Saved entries
------------------------------------------------
diff --git a/scikit-dsp-comm_amd/csrc/ols_grid.hpp b/scikit-dsp-comm_amd/csrc/ols_grid.hpp
--- /dev/null
+++ b/scikit-dsp-comm_amd/csrc/ols_grid.hpp
@@ -0,0 +1,49 @@
+#pragma once
+#include <cstdint>
+
+#if defined(__HIPCC__)
+#define SK_GRID_HD __host__ __device__ __forceinline__
+#else
+#define SK_GRID_HD inline
+#endif
+
+namespace skdsp {
+
+inline int64_t ols_grid(int64_t ntiles, int64_t slots, int64_t reserve)
+{
+    int64_t grid = slots;
+    if (reserve > 0 && grid >= 4 * reserve) grid -= reserve;
+    return grid > ntiles ? ntiles : grid;
+}
+
+struct RoundWalk {
+    int64_t first;
+    int64_t step;
+    int32_t full_rounds;
+    int32_t last;
+    int32_t end;
+    SK_GRID_HD int64_t next(int64_t w, int32_t r) const { return r + 1 < full_rounds ? w + step : (r + 1 == full_rounds ? (int64_t)last : (int64_t)end); }
+};
+SK_GRID_HD RoundWalk ols_round_walk(int64_t wg, int64_t grid, int64_t ntiles, bool spread)
+{
+    RoundWalk W;
+    W.step = grid;
+    W.end = W.last = (int32_t)ntiles;
+    const uint32_t g = (uint32_t)grid, nt = (uint32_t)ntiles, b = (uint32_t)wg;
+    if (g % 8 != 0 || !spread) {
+        W.first = g % 8 == 0 ? (int64_t)((b % 8) * (g / 8) + b / 8) : (int64_t)b;
+        W.full_rounds = INT32_MAX;
+        return W;
+    }
+    const uint32_t per = g / 8, xcd = b % 8, j = b / 8;
+    const uint32_t rounds = (nt + g - 1) / g;
+    const uint32_t full = (rounds - 1) * g, left = nt - full;
+    const uint32_t q = left / 8, rem = left % 8;
+    const uint32_t cnt = q + (xcd < rem ? 1u : 0u), start = xcd * q + (xcd < rem ? xcd : rem);
+    W.full_rounds = (int32_t)(rounds - 1);
+    if (j < cnt) W.last = (int32_t)(full + start + j);
+    W.first = rounds > 1 ? (int64_t)(xcd * per + j) : (int64_t)W.last;
+    return W;
+}
+
+}
diff --git a/scikit-dsp-comm_amd/csrc/runtime.hip b/scikit-dsp-comm_amd/csrc/runtime.hip
--- a/scikit-dsp-comm_amd/csrc/runtime.hip
+++ b/scikit-dsp-comm_amd/csrc/runtime.hip
@@ -90,7 +90,7 @@
     {"device", &Options::device}, {"fir_algo", &Options::fir_algo}, {"dn_no_ols", &Options::dn_no_ols},
     {"fir_mm", &Options::fir_mm}, {"fir_bx", &Options::fir_bx}, 
     
-    {"ols_reserve", &Options::ols_reserve}, {"fir_bx_t16", &Options::fir_bx_t16}, {"fir_bank_per", &Options::fir_bank_per}, {"ols_keep_overlap", &Options::ols_keep_overlap}, {"fir_dn_fold", &Options::fir_dn_fold}, {"fir_up_rep", &Options::fir_up_rep}, {"iir_seq", &Options::iir_seq}, {"psd_f32_image", &Options::psd_f32_image}, {"iir_up_jump", &Options::iir_up_jump}, {"iir_dn_t96", &Options::iir_dn_t96}, {"iir_up_lean", &Options::iir_up_lean}, {"iir_planar", &Options::iir_planar}, 
+    {"ols_reserve", &Options::ols_reserve}, {"ols_grid_slots", &Options::ols_grid_slots}, {"fir_bx_t16", &Options::fir_bx_t16}, {"fir_bank_per", &Options::fir_bank_per}, {"ols_keep_overlap", &Options::ols_keep_overlap}, {"fir_dn_fold", &Options::fir_dn_fold}, {"fir_up_rep", &Options::fir_up_rep}, {"iir_seq", &Options::iir_seq}, {"psd_f32_image", &Options::psd_f32_image}, {"iir_up_jump", &Options::iir_up_jump}, {"iir_dn_t96", &Options::iir_dn_t96}, {"iir_up_lean", &Options::iir_up_lean}, {"iir_planar", &Options::iir_planar}, 
     {"iir_dn_full", &Options::iir_dn_full}, {"iir_no_mfma", &Options::iir_no_mfma}, 
     {"iir_two_pass", &Options::iir_two_pass}, {"iir_par", &Options::iir_par}, {"iir_par_v32", &Options::iir_par_v32}, {"iir_up_fused", &Options::iir_up_fused}, {"fir_up_ols_min", &Options::fir_up_ols_min}, {"fir_updn_fused", &Options::fir_updn_fused}, {"fir_up4k", &Options::fir_up4k}, {"fir_up4k_group", &Options::fir_up4k_group}, {"fir_up4k_staged", &Options::fir_up4k_staged}, {"fir_up2k", &Options::fir_up2k}, {"fir_dn4k", &Options::fir_dn4k}, {"fir_up_pair", &Options::fir_up_pair}, {"fir_up_rows_min", &Options::fir_up_rows_min}, {"iir_dn_compact", &Options::iir_dn_compact}, 
     {"shard_two_launches", &Options::shard_two_launches}, {"shard_probe", &Options::shard_probe}, {"shard_halo_state", &Options::shard_halo_state},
------------------------------------------------
- **TASK OBJECTIVE**
Write out only the lines that run from the line containing "j) : (int64_t)W.last;" through the line containing "-90,7 +90,7 @@", both included, exactly as they appear above.

- **ANSWER**
+    W.first = rounds > 1 ? (int64_t)(xcd * per + j) : (int64_t)W.last;
+    return W;
+}
+
+}
diff --git a/scikit-dsp-comm_amd/csrc/runtime.hip b/scikit-dsp-comm_amd/csrc/runtime.hip
--- a/scikit-dsp-comm_amd/csrc/runtime.hip
+++ b/scikit-dsp-comm_amd/csrc/runtime.hip
@@ -90,7 +90,7 @@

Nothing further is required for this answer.